## Work to be completed
This exercise calls for the line with "wlo[m], acc[1], 0, 0, 0);", the line with "const DrawRec r", and all lines between them in the material below, output exactly and with no other lines.

## Provided data
# wadewilliamsw1234/Multi-level-Indoor-SLAM

Measured on AMD Instinct MI355X. Metric: keyframes gated/sec (VPR+kNN+LightGlue verify), higher is better.
Workload: dtype bf16

## Files before the change

include/mlgate.h:

```cpp
#ifndef MLGATE_H
#define MLGATE_H

#include <stddef.h>
#include <stdint.h>

#ifdef __cplusplus
extern "C" {
#endif

#define MLG_OK 0
#define MLG_EINVAL (-1)
#define MLG_EHIP (-2)
#define MLG_ENOMEM (-3)

#define MLG_VIT_DEPTH 12
#define MLG_VIT_EMBED 768
#define MLG_VIT_PATCH_K 768

#define MLG_ABI_VERSION 3
#define MLG_STRUCT_INIT(T) {(uint32_t)sizeof(T), (uint32_t)MLG_ABI_VERSION}
int mlg_abi_version(void);
const char* mlg_strerror(int status);

typedef struct mlg_vit_block {
    const float *norm1_w, *norm1_b;
    const uint16_t* qkv_w;
    const float* qkv_b;
    const uint16_t* proj_w;
    const float *proj_b, *ls1;
    const float *norm2_w, *norm2_b;
    const uint16_t* fc1_w;
    const float* fc1_b;
    const uint16_t* fc2_w;
    const float *fc2_b, *ls2;
} mlg_vit_block;

typedef struct mlg_vit_weights {
    uint32_t struct_size, abi_version;
    const uint16_t* patch_w;
    const float* patch_b;
    const float* cls;
    const float* pos;
    mlg_vit_block blocks[MLG_VIT_DEPTH];
    const float *norm_w, *norm_b;
    int packing;
} mlg_vit_weights;

#define MLG_VIT_POOL_MEAN 1
#define MLG_VIT_KEEP_CHANNELS 2
#define MLG_VIT_SPLIT 4

size_t mlg_vit_workspace_bytes(int batch, int image_size);

int mlg_vit_forward(const mlg_vit_weights* w, const uint8_t* frames, int batch, int H, int W, int C,
                    long frame_stride, int image_size, int flags, void* workspace, size_t workspace_bytes,
                    float* desc_out, float* local_out, void* stream);

typedef struct mlg_salad_weights {
    uint32_t struct_size, abi_version;
    const uint16_t* w1;
    const float* b1;
    const uint16_t* w2;
    const float* b2;
    const float *wt1, *bt1, *wt2, *bt2;
    float dust_bin;
} mlg_salad_weights;

#define MLG_SALAD_DIM 8448

size_t mlg_salad_workspace_bytes(int batch, int image_size);

int mlg_salad_forward(const mlg_vit_weights* w, const mlg_salad_weights* sw, const uint8_t* frames, int batch,
                      int H, int W, int C, long frame_stride, int image_size, void* workspace,
                      size_t workspace_bytes, float* desc_out, void* stream);

size_t mlg_knn_workspace_bytes(int N, int D, int Q);
size_t mlg_knn_workspace_bytes_k(int N, int D, int Q, int k, int query);
int mlg_knn_gate(const float* desc, int N, int D, const double* t, const int64_t* floor, const uint8_t* has_floor,
                 double min_gap, float thr, int k, int gating, int q0, int Q, void* workspace,
                 size_t workspace_bytes, int32_t* idx, float* sim, uint8_t* valid, int32_t* count,
                 unsigned long long* totals, void* stream);

int mlg_knn_query(const float* db, int N, int D, const float* qdesc, int Q, const double* t_db,
                  const double* t_query, double min_gap, int k, void* workspace, size_t workspace_bytes,
                  int32_t* idx, float* sim, int32_t* count, void* stream);

int mlg_row_normalize_f32(const float* X, float* Xn, int N, int D, float* norms_or_null, void* stream);
int mlg_similarity(const float* A, int Q, const float* B, int N, int D, float* S, void* stream);

size_t mlg_xcorr_workspace_bytes(int n1, int n2, int D);
int mlg_xcorr_score(const float* q, int n1, const float* m, int n2, int D, void* workspace, size_t workspace_bytes,
                    float* score, void* stream);

size_t mlg_xcorr_batch_workspace_bytes(int F, int L, int D, int P);
int mlg_xcorr_batch(const float* feats, int F, int L, int D, const int32_t* query, const int32_t* cand, int P,
                    void* workspace, size_t workspace_bytes, float* scores, void* stream);

int mlg_op_gemm_f32out(const uint16_t* A, const uint16_t* W, float* C, int M, int N, int K, void* stream);
int mlg_set_gemm_variant(int variant);
int mlg_op_gemm_f32out_variant(int variant, const uint16_t* A, const uint16_t* W, float* C, int M, int N, int K,
                               void* stream);
int mlg_op_gemm_bias_gelu(const uint16_t* A, const uint16_t* W, const float* bias, uint16_t* C, int M, int N,
                          int K, void* stream);
int mlg_op_gemm_residual(const uint16_t* A, const uint16_t* W, const float* bias, const float* gamma, float* X,
                         int M, int N, int K, void* stream);
int mlg_op_layernorm_bf16(const float* X, const float* g, const float* b, uint16_t* Y, int M, void* stream);
int mlg_op_attention(const uint16_t* Q, const uint16_t* K, const uint16_t* Vt, uint16_t* O, int B, int T, int Tpad,
                     int32_t* task_ws, void* stream);
int mlg_op_attention_varlen(const uint16_t* Q, const uint16_t* K, const uint16_t* Vt, uint16_t* O, int ldo, int Npad,
                            int heads, const int32_t* tasks, const int32_t* out_off, int ntasks, int max_q,
                            void* stream);
int mlg_op_lg_ffn(const uint16_t* ctx, float* X, uint16_t* xcopy, int ldc, int M, const uint16_t* Wout,
                  const float* bout, const uint16_t* Wf1, const float* bf1, const float* ln_g, const float* ln_b,
                  const uint16_t* Wf2, const float* bf2, void* stream);
int mlg_op_lg_proj(int self_block, const uint16_t* xcopy, int ldx, const uint16_t* W, const float* bias,
                   const float* ecos, const float* esin, const uint8_t* live, uint16_t* Q, uint16_t* K, uint16_t* Vt,
                   int Npad, void* stream);
int mlg_op_conv2d_nhwc(const uint16_t* in, const uint16_t* zero16, int B, int H, int W, int C, int k, int s,
                       const uint16_t* Wt, const float* bias, float* out, int N, void* stream);
int mlg_op_preprocess_patches(const uint8_t* frames, int B, int H, int W, int C, long frame_stride, int S,
                              uint16_t* patches, void* stream);
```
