template <int NK, bool kV>
__global__ __launch_bounds__(64 * mx_wg(NK, kV), kMxWaves) void k_blur_mx(BlurParams P, const DrawRec* __restrict__ draws, const QuadExt* __restrict__ exts, int T) {
  constexpr int R = mx_ring_slots(NK, kV);
  extern __shared__ __attribute__((aligned(16))) uint32_t ring_wg[];
  constexpr int kWG = mx_wg(NK, kV);
  const int wave_in_wg = kWG > 1 ? __builtin_amdgcn_readfirstlane((int)(threadIdx.x >> 6)) : 0;
  uint32_t* const ring = ring_wg + wave_in_wg * (R * kMxSlot);
  const int a_lo = kV ? P.y0 : P.x0, a_hi = kV ? P.y1 : P.x1, a0 = a_lo & ~31;
  const int l0 = kV ? (P.x0 & ~31) : P.y0, l_hi = kV ? P.x1 : P.y1;
  const int n_along = (a_hi - a0 + 32 * T - 1) / (32 * T), n_lines = (l_hi - l0 + 31) >> 5;
  const int total = n_along * n_lines, per = (total + 7) >> 3, q = (int)(blockIdx.x >> 3) * kWG + wave_in_wg, item = (blockIdx.x & 7) * per + q;
  if (q >= per || item >= total) return;
  int sl, sa;
  if (kV) {
    constexpr int kBand = 16;
    const int per_band = kBand * n_along, band = item / per_band, rem = item - band * per_band;
    const int bw = min(kBand, n_lines - band * kBand);
    if (kWG > 1) {
      const int st = rem / n_along;
      sa = rem - st * n_along;
      sl = band * kBand + st;
    } else {
      sa = rem / bw;
      sl = band * kBand + rem - sa * bw;
    }
  } else {
    sl = item / n_along;
    sa = item - sl * n_along;
  }
  const int lane = threadIdx.x & 63, g = lane >> 5, j = lane & 31;
  const int reach = P.taps.reach;
  const int as = a0 + 32 * T * sa, lb = l0 + 32 * sl;
  const int n_blocks = min(T, (a_hi - as + 31) >> 5);
  const int w0 = as - reach, w0a = kV ? w0 : (w0 & ~3);
#if FDH_TIMING
  const unsigned long long T0 = FDH_NOW();
  unsigned long long T_wait = 0, T_st = 0, T_mma = 0, T_epi = 0, T_iss = 0;
#endif
  const uint32_t ring_lds = (uint32_t)reinterpret_cast<uintptr_t>(ring);

  const uint32_t* hsrc[2];
  if (!kV) {
    const int r = lane >> 2, c = lane & 3;
#pragma unroll
    for (int h = 0; h < 2; h++) {
      const int row = 16 * h + r, y = min(lb + row, P.y1 - 1);
      hsrc[h] = P.src + (size_t)y * P.pitch + 4 * (c ^ ((row >> 2) & 3));
    }
  }
  const int vxch = kV ? min(lb + 4 * (lane & 7), P.W - 4) : 0;
  int issue_slot = 0;
  auto issue = [&](int s) -> int {
    const uint32_t slot = ring_lds + (uint32_t)issue_slot * (kMxSlot * 4u);
    issue_slot = issue_slot + 1 == R ? 0 : issue_slot + 1;
    if (kV) {
      const int r = lane >> 3;
// ... 34 lines not shown
  h8 wlo[NK];
#endif
#pragma unroll
  for (int m = 0; m < NK; m++) {
    H8Bits a;
    const uint4 va = P.mx_w[(2 * m) * 64 + lane];
    a.u[0] = va.x; a.u[1] = va.y; a.u[2] = va.z; a.u[3] = va.w;
    whi[m] = a.v;
#if FDH_MX_LO
    H8Bits b;
    const uint4 vb = P.mx_w[(2 * m + 1) * 64 + lane];
    b.u[0] = vb.x; b.u[1] = vb.y; b.u[2] = vb.z; b.u[3] = vb.w;
    wlo[m] = b.v;
#endif
  }
  __builtin_amdgcn_s_waitcnt(0x0F70);
  last_batch = 0;
  int core_x0 = 0, core_y0 = 0, core_x1 = 0, core_y1 = 0;
  if (kV && P.fuse_draw >= 0) { const DrawRec* q = draws + P.fuse_draw; core_x0 = q->ix0; core_y0 = q->iy0; core_x1 = q->ix1; core_y1 = q->iy1; }
#if FDH_TIMING
  const unsigned long long T_pro = FDH_NOW() - T0 + (__builtin_amdgcn_readfirstlane(whi[0][0] != whi[0][1]) & 0u);
#endif
  uint32_t pend[16];
  uint32_t pmask = 0;
  int pbx = 0, pby = 0;
  auto store_pending = [&]() {
    const uint32_t lane_off = ((uint32_t)(4 * g) * (uint32_t)P.pitch + (uint32_t)j) * 4u;
    char* base = reinterpret_cast<char*>(P.dst + (size_t)pby * P.pitch + pbx);
    if (__all(pmask == 0xffffu)) {
#pragma unroll
      for (int rr = 0; rr < 16; rr++)
        *reinterpret_cast<uint32_t*>(base + (size_t)((rr & 3) + 8 * (rr >> 2)) * P.pitch * 4u + lane_off) = pend[rr];
    } else if (__any(pmask != 0u)) {
#pragma unroll
      for (int rr = 0; rr < 16; rr++)
        if ((pmask >> rr) & 1u) *reinterpret_cast<uint32_t*>(base + (size_t)((rr & 3) + 8 * (rr >> 2)) * P.pitch * 4u + lane_off) = pend[rr];
    }
    pmask = 0;
  };
  int slot0 = 0;
#pragma unroll 1
  for (int b = 0; b < n_blocks; b++) {
#if FDH_TIMING
    const unsigned long long Ta = FDH_NOW();
#endif
    wait_for_all_but(last_batch);
#if FDH_TIMING
    const unsigned long long Tb = FDH_NOW();
#endif
    store_pending();
#if FDH_TIMING
    const unsigned long long Tc = FDH_NOW();
#endif
    f32x16 acc[4];
#pragma unroll
    for (int c = 0; c < 4; c++)
#pragma unroll
      for (int e = 0; e < 16; e++) acc[c][e] = 0.0f;
#pragma unroll
    for (int m = 0; m < NK; m++) {
      const uint32_t* slot = ring + (slot0 + m >= R ? slot0 + m - R : slot0 + m) * kMxSlot;
      uint32_t t8[8];
      if (kV) {
#pragma unroll
        for (int t = 0; t < 8; t++) t8[t] = slot[((t & 3) + 8 * (t >> 2) + 4 * g) * 32 + j];
      } else {
        const uint4* row4 = reinterpret_cast<const uint4*>(slot + j * 16);
        const int sw = (j >> 2) & 3;
        const uint4 lo4 = row4[(2 * g) ^ sw], hi4 = row4[(2 * g + 1) ^ sw];
        t8[0] = lo4.x; t8[1] = lo4.y; t8[2] = lo4.z; t8[3] = lo4.w; t8[4] = hi4.x; t8[5] = hi4.y; t8[6] = hi4.z; t8[7] = hi4.w;
      }
      const h8 f0 = mx_frag<0>(t8), f1 = mx_frag<1>(t8), f2_ = mx_frag<2>(t8), f3 = mx_frag<3>(t8);
      if (kV) {
        acc[0] = __builtin_amdgcn_mfma_f32_32x32x16_f16(whi[m], f0, acc[0], 0, 0, 0);
        acc[1] = __builtin_amdgcn_mfma_f32_32x32x16_f16(whi[m], f1, acc[1], 0, 0, 0);
        acc[2] = __builtin_amdgcn_mfma_f32_32x32x16_f16(whi[m], f2_, acc[2], 0, 0, 0);
        acc[3] = __builtin_amdgcn_mfma_f32_32x32x16_f16(whi[m], f3, acc[3], 0, 0, 0);
#if FDH_MX_LO
        acc[0] = __builtin_amdgcn_mfma_f32_32x32x16_f16(wlo[m], f0, acc[0], 0, 0, 0);
        acc[1] = __builtin_amdgcn_mfma_f32_32x32x16_f16(wlo[m], f1, acc[1], 0, 0, 0);
        acc[2] = __builtin_amdgcn_mfma_f32_32x32x16_f16(wlo[m], f2_, acc[2], 0, 0, 0);
        acc[3] = __builtin_amdgcn_mfma_f32_32x32x16_f16(wlo[m], f3, acc[3], 0, 0, 0);
#endif
      } else {
        acc[0] = __builtin_amdgcn_mfma_f32_32x32x16_f16(f0, whi[m], acc[0], 0, 0, 0);
        acc[1] = __builtin_amdgcn_mfma_f32_32x32x16_f16(f1, whi[m], acc[1], 0, 0, 0);
        acc[2] = __builtin_amdgcn_mfma_f32_32x32x16_f16(f2_, whi[m], acc[2], 0, 0, 0);
        acc[3] = __builtin_amdgcn_mfma_f32_32x32x16_f16(f3, whi[m], acc[3], 0, 0, 0);
#if FDH_MX_LO
        acc[0] = __builtin_amdgcn_mfma_f32_32x32x16_f16(f0, wlo[m], acc[0], 0, 0, 0);
        acc[1] = __builtin_amdgcn_mfma_f32_32x32x16_f16(f1, wlo[m], acc[1], 0, 0, 0);
        acc[2] = __builtin_amdgcn_mfma_f32_32x32x16_f16(f2_, wlo[m], acc[2], 0, 0, 0);
        acc[3] = __builtin_amdgcn_mfma_f32_32x32x16_f16(f3, wlo[m], acc[3], 0, 0, 0);
#endif
      }
    }
#if FDH_TIMING
    const unsigned long long Td = FDH_NOW() + (__builtin_amdgcn_readfirstlane(__float_as_uint(acc[0][0] + acc[1][0] + acc[2][0] + acc[3][0])) & 0u);
#endif
    const int bx = kV ? lb : as + 32 * b, by = kV ? as + 32 * b : lb;
    const int x = bx + j;
    pbx = bx; pby = by;
    const bool x_ok = x >= P.x0 && x < P.x1;
#pragma unroll
    for (int rr = 0; rr < 16; rr++)
      pend[rr] = pack2(f2{acc[0][rr] * kMxScale, acc[1][rr] * kMxScale}, f2{acc[2][rr] * kMxScale, acc[3][rr] * kMxScale});
    if (bx >= P.x0 && bx + 32 <= P.x1 && by >= P.y0 && by + 32 <= P.y1) {
      pmask = 0xffffu;
    } else {
#pragma unroll
      for (int rr = 0; rr < 16; rr++) {
        const int y = by + (rr & 3) + 8 * (rr >> 2) + 4 * g;
        if (x_ok && y >= P.y0 && y < P.y1) pmask |= 1u << rr;
      }
    }
    if (kV && P.fuse_draw >= 0) {
      const bool core = bx >= core_x0 && bx + 32 <= core_x1 && by >= core_y0 && by + 32 <= core_y1;
      bool replace_all = false;
      if (core) {
        uint32_t conj = pend[0];
#pragma unroll
        for (int rr = 1; rr < 16; rr++) conj &= pend[rr];
        replace_all = __all((conj >> 24) == 255u);
      }
      if (!replace_all) {
      uint32_t blend_mask = 0;
      uint32_t* sc0 = ring + slot0 * kMxSlot;
      uint32_t* sc1 = ring + (slot0 + 1 >= R ? slot0 + 1 - R : slot0 + 1) * kMxSlot;
      if (core) {
#pragma unroll
        for (int rr = 0; rr < 16; rr++) if (((pmask >> rr) & 1u) && (pend[rr] >> 24) != 255u) blend_mask |= 1u << rr;
      } else {
        const uint32_t valid = pmask;
        pmask = 0;
#pragma unroll
        for (int rr = 0; rr < 16; rr++) (rr < 8 ? sc0 : sc1)[(rr & 7) * 64 + lane] = __float_as_uint(((valid >> rr) & 1u) ? 1.0f : -1.0f);
        __builtin_amdgcn_wave_barrier();
        const DrawRec r = load_rec(draws + P.fuse_draw);
        const int ry0 = min(max(P.y0 - by, 0), 32), ry1 = max(ry0, min(P.y1 - by, 32)), rx0 = min(max(P.x0 - bx, 0), 32), rx1 = max(rx0, min(P.x1 - bx, 32));
        const int ra = min(max(core_y0 - by, ry0), ry1), rb = max(ra, min(max(core_y1 - by, ry0), ry1));
        const int ca = min(max(core_x0 - bx, rx0), rx1), cb = max(ca, min(max(core_x1 - bx, rx0), rx1));
        const int nra = ra - ry0, nca = ca - rx0, nr = nra + ry1 - rb, nc = nca + rx1 - cb;
#pragma unroll 1
        for (int u0 = 0; u0 < nr + nc; u0 += 2) {
          const int u = u0 + g;
          int dx, dy;
          if (u < nr) { dy = u < nra ? ry0 + u : rb + (u - nra); dx = j; }
          else { const int v = u - nr; dx = v < nca ? rx0 + v : cb + (v - nca); dy = j; }
          if (u >= nr + nc) continue;
          const int ex = bx + dx, ey = by + dy;
          float alpha = -1.0f;
          if (ex >= P.x0 && ex < P.x1 && ey >= P.y0 && ey < P.y1) {
            const Frag f = make_frag(r, exts, ex, ey);
            if (f.covered) {
              const float lx = (f.u - 0.5f) * 2.0f * r.p0, ly = (f.v - 0.5f) * 2.0f * r.p1;
              const float dist = shape_dist((r.op_mode & F_ELLIP) != 0u, lx, -ly, r.p2, r.p3, r.r[0], r.r[1], r.r[2], r.r[3]);
              alpha = 1.0f - clamp01(r.aa * dist + 0.5f);
            }
          }
          const int er = (dy & 3) + 4 * (dy >> 3), el = dx + 32 * ((dy >> 2) & 1);
          (er < 8 ? sc0 : sc1)[(er & 7) * 64 + el] = __float_as_uint(alpha);
        }
        __builtin_amdgcn_wave_barrier();
#pragma unroll
        for (int rr = 0; rr < 16; rr++) {
          const float al = __uint_as_float((rr < 8 ? sc0 : sc1)[(rr & 7) * 64 + lane]);
          if (al >= 0.0f) {
            pmask |= 1u << rr;
            if (al != 1.0f || (pend[rr] >> 24) != 255u) blend_mask |= 1u << rr;
          }
        }
      }
      if (__any(blend_mask != 0u)) {
        uint32_t dstv[16];
#pragma unroll
        for (int rr = 0; rr < 16; rr++)
          dstv[rr] = ((blend_mask >> rr) & 1u) ? P.dst[(size_t)(by + (rr & 3) + 8 * (rr >> 2) + 4 * g) * P.pitch + x] : 0u;
        const float k = 1.0f / 255.0f;
#pragma unroll
        for (int rr = 0; rr < 16; rr++) {
          if (!((blend_mask >> rr) & 1u)) continue;
          const float alpha = core ? 1.0f : __uint_as_float((rr < 8 ? sc0 : sc1)[(rr & 7) * 64 + lane]);
          const F4 bl = unpack255(pend[rr]);
          F4 Fd = unpack255(dstv[rr]);
          const float sa = bl.w * k * alpha, A = 255.0f * sa;
          const float ia = 1.0f - sa;
          Fd.x = __builtin_rintf(__builtin_fmaf(Fd.x, ia, bl.x * k * A));
          Fd.y = __builtin_rintf(__builtin_fmaf(Fd.y, ia, bl.y * k * A));
          Fd.z = __builtin_rintf(__builtin_fmaf(Fd.z, ia, bl.z * k * A));
          Fd.w = __builtin_rintf(__builtin_fmaf(Fd.w, ia, A));
          pend[rr] = pack255(Fd);
        }
        __builtin_amdgcn_s_waitcnt(0x0F70);
      }
      __builtin_amdgcn_wave_barrier();
      }
    }
#if FDH_TIMING
    const unsigned long long Te = FDH_NOW() + (__builtin_amdgcn_readfirstlane(pend[0] + pend[15]) & 0u);
#endif
    __builtin_amdgcn_sched_barrier(0);
    last_batch = 0;
    if (b + 2 < n_blocks) { last_batch = issue(2 * b + NK + 2); last_batch += issue(2 * b + NK + 3); }
    slot0 = slot0 + 2 >= R ? slot0 + 2 - R : slot0 + 2;
#if FDH_TIMING
    const unsigned long long Tf = FDH_NOW();
    T_wait += Tb - Ta; T_st += Tc - Tb; T_mma += Td - Tc; T_epi += Te - Td; T_iss += Tf - Te;
#endif
  }
  store_pending();
#if FDH_TIMING
  if (lane == 0 && blockIdx.x < 32768) {
    unsigned long long* row = g_wave_times + 16 * ((size_t)blockIdx.x + (kV ? 32768 : 0));
    row[0] = FDH_NOW() - T0; row[1] = T_pro; row[2] = T_wait; row[3] = T_st; row[4] = T_mma; row[5] = T_epi; row[6] = kV ? 3 : 2; row[7] = T_iss; row[8] = n_blocks; row[9] = T0;
  }
#endif
}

## Result for this exercise
        acc[1] = __builtin_amdgcn_mfma_f32_32x32x16_f16(f1, wlo[m], acc[1], 0, 0, 0);
        acc[2] = __builtin_amdgcn_mfma_f32_32x32x16_f16(f2_, wlo[m], acc[2], 0, 0, 0);
        acc[3] = __builtin_amdgcn_mfma_f32_32x32x16_f16(f3, wlo[m], acc[3], 0, 0, 0);
#endif
      }
    }
#if FDH_TIMING
    const unsigned long long Td = FDH_NOW() + (__builtin_amdgcn_readfirstlane(__float_as_uint(acc[0][0] + acc[1][0] + acc[2][0] + acc[3][0])) & 0u);
#endif
    const int bx = kV ? lb : as + 32 * b, by = kV ? as + 32 * b : lb;
    const int x = bx + j;
    pbx = bx; pby = by;
    const bool x_ok = x >= P.x0 && x < P.x1;
#pragma unroll
    for (int rr = 0; rr < 16; rr++)
      pend[rr] = pack2(f2{acc[0][rr] * kMxScale, acc[1][rr] * kMxScale}, f2{acc[2][rr] * kMxScale, acc[3][rr] * kMxScale});
    if (bx >= P.x0 && bx + 32 <= P.x1 && by >= P.y0 && by + 32 <= P.y1) {
      pmask = 0xffffu;
    } else {
#pragma unroll
      for (int rr = 0; rr < 16; rr++) {
        const int y = by + (rr & 3) + 8 * (rr >> 2) + 4 * g;
        if (x_ok && y >= P.y0 && y < P.y1) pmask |= 1u << rr;
      }
    }
    if (kV && P.fuse_draw >= 0) {
      const bool core = bx >= core_x0 && bx + 32 <= core_x1 && by >= core_y0 && by + 32 <= core_y1;
      bool replace_all = false;
      if (core) {
        uint32_t conj = pend[0];
#pragma unroll
        for (int rr = 1; rr < 16; rr++) conj &= pend[rr];
        replace_all = __all((conj >> 24) == 255u);
      }
      if (!replace_all) {
      uint32_t blend_mask = 0;
      uint32_t* sc0 = ring + slot0 * kMxSlot;
      uint32_t* sc1 = ring + (slot0 + 1 >= R ? slot0 + 1 - R : slot0 + 1) * kMxSlot;
      if (core) {
#pragma unroll
        for (int rr = 0; rr < 16; rr++) if (((pmask >> rr) & 1u) && (pend[rr] >> 24) != 255u) blend_mask |= 1u << rr;
      } else {
        const uint32_t valid = pmask;
        pmask = 0;
#pragma unroll
        for (int rr = 0; rr < 16; rr++) (rr < 8 ? sc0 : sc1)[(rr & 7) * 64 + lane] = __float_as_uint(((valid >> rr) & 1u) ? 1.0f : -1.0f);
        __builtin_amdgcn_wave_barrier();
        const DrawRec r = load_rec(draws + P.fuse_draw);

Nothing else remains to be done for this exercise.